E.2 Erfüllungsaufwand für die Wirtschaft
Keiner.
Davon Bürokratiekosten aus Informationspflichten.
Keine.
E.3 Erfüllungsaufwand der Verwaltung
Keiner.
F. Weitere Kosten
Durch die Einführung eines neuen Straftatbestands können den Länderhaushalten Verfahrens- und Vollzugskosten entstehen, deren genaue Höhe sich nicht näher beziffern lässt.
Gesetzesantrag des Freistaates Bayern
Entwurf eines ... Gesetzes zur Änderung des Strafgesetzbuchs - Verbotene Bild- und Tonaufnahmen in Gerichtsverhandlungen
Der Bayerische Ministerpräsident München, 28. März 2017
An die Präsidentin des Bundesrates
Frau Ministerpräsidentin
Malu Dreyer
Sehr geehrte Frau Präsidentin,
gemäß dem Beschluss der Bayerischen Staatsregierung übermittle ich den als Anlage mit Vorblatt und Begründung beigefügten Entwurf eines ... Gesetzes zur Änderung des Strafgesetzbuchs - Verbotene Bild- und Tonaufnahmen in Gerichtsverhandlungen mit dem Antrag, dass der Bundesrat diesen gemäß Art. 76 Abs. 1 GG im Bundestag einbringen möge.
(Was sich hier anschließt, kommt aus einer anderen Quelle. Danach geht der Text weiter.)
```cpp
int pnvo_timing_read(pnvo_handle h, pnvo_kernel_time *entries, int cap, int *n_out) {
  if (!h || !n_out) return fail(h, PNVO_ERR_ARG, "null argument");
  for (auto &r : h->trecs) {
    HIPCHK(h, hipEventSynchronize(r.b));
    float ms = 0.f;
    HIPCHK(h, hipEventElapsedTime(&ms, r.a, r.b));
    h->tentries[r.entry].total_ms += ms;
    h->evpool.push_back(r.a);
    h->evpool.push_back(r.b);
  }
  h->trecs.clear();
  const int n = (int)h->tentries.size();
  *n_out = n;
  for (int k = 0; k < n && k < cap && entries; ++k) entries[k] = h->tentries[k];
  h->tentries.clear();
  h->tindex.clear();
  return PNVO_OK;
}

size_t pnvo_packed_conv_floats(int cout, int cin, int kh, int kw) { return packed_conv_floats(cout, cin, kh, kw); }

int pnvo_pack_conv_weight(const float *oihw, int cout, int cin, int kh, int kw, float *out) {
  if (!oihw || !out || cout <= 0 || cin <= 0 || kh <= 0 || kw <= 0) return fail(nullptr, PNVO_ERR_ARG, "bad argument");
  pack_conv_weight(oihw, cout, cin, kh, kw, out);
  return PNVO_OK;
// ... 4 lines not shown
```

### pointnav-vo_amd/csrc/pnvo_internal.h

```cpp
#pragma once
#include <mutex>
#include <hip/hip_runtime.h>
#include <stdint.h>

namespace pnvo {

constexpr int PNVO_ABSMAX_UINTS = 64 * 16;

struct SrcPiece {
  const float *base;
  int nch;
  int choff;
};

struct ConvArgs {
  const float *x;
  const float *wpk;
  float *y;
  const float *in_scale;
  const float *in_shift;
  float *stats;
  const float *bias;
  const int64_t *bias_row;
  int B, H, W, CIN;
// ... 132 lines not shown
  float *ds_scale, *ds_shift;
  float *ds_mu, *ds_rstd;
  int grp_end0, grp_end1;
  const unsigned short *wpk_g[2], *ds_wpk_g[2];
  float oscale_g[2], ds_oscale_g[2];
  const float *gn_gamma_g[2], *gn_beta_g[2], *ds_gamma_g[2], *ds_beta_g[2];
};
#if defined(__HIPCC__)
__device__ __forceinline__ void gn_finalize_lane(float s1, float s2, int cpg, long P, float eps, float gamma, float beta, float *scale, float *shift,
                                                 float *mu_out = nullptr, float *rstd_out = nullptr) {
#pragma clang fp contract(off)
  double d1 = (double)s1, d2 = (double)s2;
  for (int o = cpg >> 1; o >= 1; o >>= 1) {
    d1 += __shfl_xor(d1, o);
    d2 += __shfl_xor(d2, o);
  }
  const double cnt = (double)P * cpg;
  const double mu = d1 / cnt;
  double var = d2 / cnt - mu * mu;
  if (var < 0.0) var = 0.0;
  const double rstd = 1.0 / sqrt(var + (double)eps);
  if (mu_out != nullptr) {
    *mu_out = (float)mu;
    *rstd_out = (float)rstd;
  }
  const double sc = rstd * (double)gamma;
  *scale = (float)sc;
  *shift = (float)((double)beta - mu * sc);
}
#endif
bool conv_x3_plan(ConvX3Args &a, int ks, int stride, int *mw, int *nw, size_t *lds_bytes);
bool conv_rows32_plan(ConvX3Args &a, int ks, int stride, int mode, int num_cus);
hipError_t launch_conv_rows32(const ConvX3Args &a, int mode, int num_cus, hipStream_t s);
hipError_t launch_conv_x3(const ConvX3Args &a, int ks, int stride, int mode, int mw, int nw, size_t lds_bytes, hipStream_t s);
hipError_t launch_conv_x3_repack(const float *w_oihw, int cout, int cin, int cinp, int coutp, int kh, int kw, int transposed,
                                 unsigned short *out, hipStream_t s);
void pack_conv_x3_weight(const float *oihw, int cout, int cin, int cinp, int coutp, int kh, int kw, unsigned short *out);
hipError_t launch_conv_x2_scales(const float *params, const long *seg_dev, int nseg, float *out, hipStream_t s);
hipError_t launch_conv_x2_repack(const float *w_oihw, int cout, int cin, int cinp, int coutp, int kh, int kw, const float *scale_dev,
                                 unsigned short *out, hipStream_t s, int transposed = 0);
float pack_conv_x2_weight(const float *oihw, int cout, int cin, int cinp, int coutp, int kh, int kw, unsigned short *out);

struct ConvBArgs {
  const unsigned short *x[2];
  const unsigned short *wpk[2];
  void *y[2];
  const float *in_scale[2], *in_shift[2];
  const unsigned short *x2[2];
  const float *in_scale2[2], *in_shift2[2];
  unsigned short *xout[2];
  float *stats[2];
  int B, H, W, CIN, Ho, Wo, COUTP;
  int TR, TC, tiles_r, tiles_c, PR, PC, CK, MT, wn, slots;
  int persist_wgs;
  const unsigned short *ds_wpk[2];
  void *ds_y[2];
  float *ds_stats[2];
  const float *ds_gamma[2], *ds_beta[2];
  float *ds_scale[2], *ds_shift[2];
  const float *gn_gamma[2], *gn_beta[2];
  float *gn_scale[2], *gn_shift[2];
  int gn_cpg;
  float gn_eps;
  long gn_P;
};
bool conv_bf16_plan(ConvBArgs &a, int ks, int stride, int *mw, int *nw, size_t *lds_bytes);
// ... 200 lines not shown
```

### pointnav-vo_amd/vo_cnn.py

```python
import ctypes as C
import math

import numpy as np
import torch
import torch.nn as nn

from . import _lib
from . import model_spec as ms
from .common_vars import DEFAULT_DELTA_STATE_SIZE, N_ACTS, TOP_DOWN_VIEW_PAIR_CHANNEL
from .registry import baseline_registry


class _Holder(nn.Module):
    """Anonymous container so dotted state_dict names resolve exactly as in the reference module tree."""


def _init_tensor(name, shape, fan_in=None):
    t = torch.empty(shape)
    if len(shape) == 4 or (len(shape) == 2 and name != "action_embedding.weight"):
        if name == "output_head.1.weight":
            nn.init.orthogonal_(t)
        else:
            nn.init.kaiming_uniform_(t, a=math.sqrt(5))
    elif name == "action_embedding.weight":
# ... 244 lines not shown
            _lib.check(_lib.lib.pnvo_forward_raw(self._handle, p_rgb, p_dep, p_tdv, act_ptr, int(B), C.c_void_p(out.data_ptr()),
                                                 C.c_void_p(err_flag.data_ptr()) if err_flag is not None else None,
                                                 C.c_void_p(stream)), self._handle)
        return out

    def tap(self, name, observation_pairs, actions=None):
        dev = next(self.parameters()).device
        self._ensure_handle(dev)
        first = next(v for v in observation_pairs.values())
        B = first.shape[0]
        shape = (C.c_int64 * 4)()
        _lib.check(_lib.lib.pnvo_tap_shape(self._handle, name.encode(), int(B), shape), self._handle)
        buf = torch.empty(tuple(int(s) for s in shape), device=dev, dtype=torch.float32)
        _lib.check(_lib.lib.pnvo_set_tap(self._handle, name.encode(), C.c_void_p(buf.data_ptr()), buf.numel()),
                   self._handle)
        try:
            out = self.forward(observation_pairs, actions)
        finally:
            _lib.lib.pnvo_set_tap(self._handle, None, None, 0)
        return out, buf

    def check_inputs(self):
        if self._handle is not None:
            _lib.check(_lib.lib.pnvo_check_inputs(self._handle), self._handle)

    def layer_kernel(self, name, batch):
        dev = next(self.parameters()).device
        self._ensure_handle(dev)
        self._sync_weights()
        buf, fl = C.create_string_buffer(32), C.c_double(0.0)
        _lib.check(_lib.lib.pnvo_layer_kernel(self._handle, name.encode(), int(batch), buf, 32, C.byref(fl)), self._handle)
        return buf.value.decode(), float(fl.value)

    def timing(self, enable):
        dev = next(self.parameters()).device
        self._ensure_handle(dev)
        _lib.check(_lib.lib.pnvo_timing_mode(self._handle, int(bool(enable))), self._handle)

    def timing_read(self):
        ent = (_lib.pnvo_kernel_time * 128)()
        n = C.c_int(0)
        _lib.check(_lib.lib.pnvo_timing_read(self._handle, ent, 128, C.byref(n)), self._handle)
        return [dict(name=ent[i].name.decode(), launches=int(ent[i].launches), total_ms=float(ent[i].total_ms),
                     flops=float(ent[i].flops), bytes=float(ent[i].bytes)) for i in range(min(n.value, 128))]
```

Ich bitte, den Gesetzentwurf den Ausschüssen zur Beratung zuzuweisen.
Mit freundlichen Grüßen
Horst Seehofer
Entwurf eines ... Gesetzes zur Änderung des Strafgesetzbuchs - Verbotene Bild- und Tonaufnahmen in Gerichtsverhandlungen
Vom ...
Der Bundestag hat das folgende Gesetz beschlossen:
Artikel 1
Änderung des Strafgesetzbuchs
Das Strafgesetzbuch in der Fassung der Bekanntmachung vom 13. November 1998 (BGBl. I S. 3322), das zuletzt durch ... geändert worden ist, wird wie folgt geändert:
1. In der Inhaltsübersicht wird nach der Angabe zu § 353d die Angabe " § 353e Verbotene Aufnahmen in Gerichtsverhandlungen" eingefügt.
2. Nach § 353d wird folgender § 353e eingefügt:
" § 353e Verbotene Aufnahmen in Gerichtsverhandlungen
- (1) Wer in einer Verhandlung vor dem erkennenden Gericht von einer daran beteiligten anderen Person ohne Wissen des Vorsitzenden eine Bild- oder Tonaufnahme herstellt oder überträgt, wird mit Freiheitsstrafe bis zu zwei Jahren oder mit Geldstrafe bestraft. Ebenso wird bestraft, wer eine nach Satz 1 hergestellte Aufnahme gebraucht oder einer dritten Person zugänglich macht.
- (2) Wer in den Fällen des Absatzes 1 die Bild- oder Tonaufnahme während nichtöffentlicher Verhandlung herstellt oder überträgt oder eine derartig hergestellte Aufnahme gebraucht oder einer dritten Person zugänglich macht, wird mit Freiheitsstrafe bis zu drei Jahren oder mit Geldstrafe bestraft.
- (3) Der Versuch ist strafbar.
- (4) Die Bild- oder Tonträger, die der Täter oder Teilnehmer verwendet hat, können eingezogen werden. § 74a ist anzuwenden.
Artikel 2
Inkrafttreten
Dieses Gesetz tritt am Tag nach der Verkündung in Kraft.
Begründung
A. Allgemeiner Teil
I. Zielsetzung des Entwurfs und Notwendigkeit der Regelungen
In der forensischen Praxis ist zunehmend festzustellen, dass im Rahmen von Gerichtsverhandlungen heimlich Bild- und/oder Tonaufnahmen hergestellt und derartige Aufzeichnungen in der Folge nicht selten auch Dritten zugänglich gemacht werden. In Erscheinung treten insoweit insbesondere Zuhörer und Prozessbeobachter, bisweilen aber auch Verfahrensbeteiligte, die in ihrem Verhalten nicht selten von unlauteren, verfahrensfremden Motiven getragen sind.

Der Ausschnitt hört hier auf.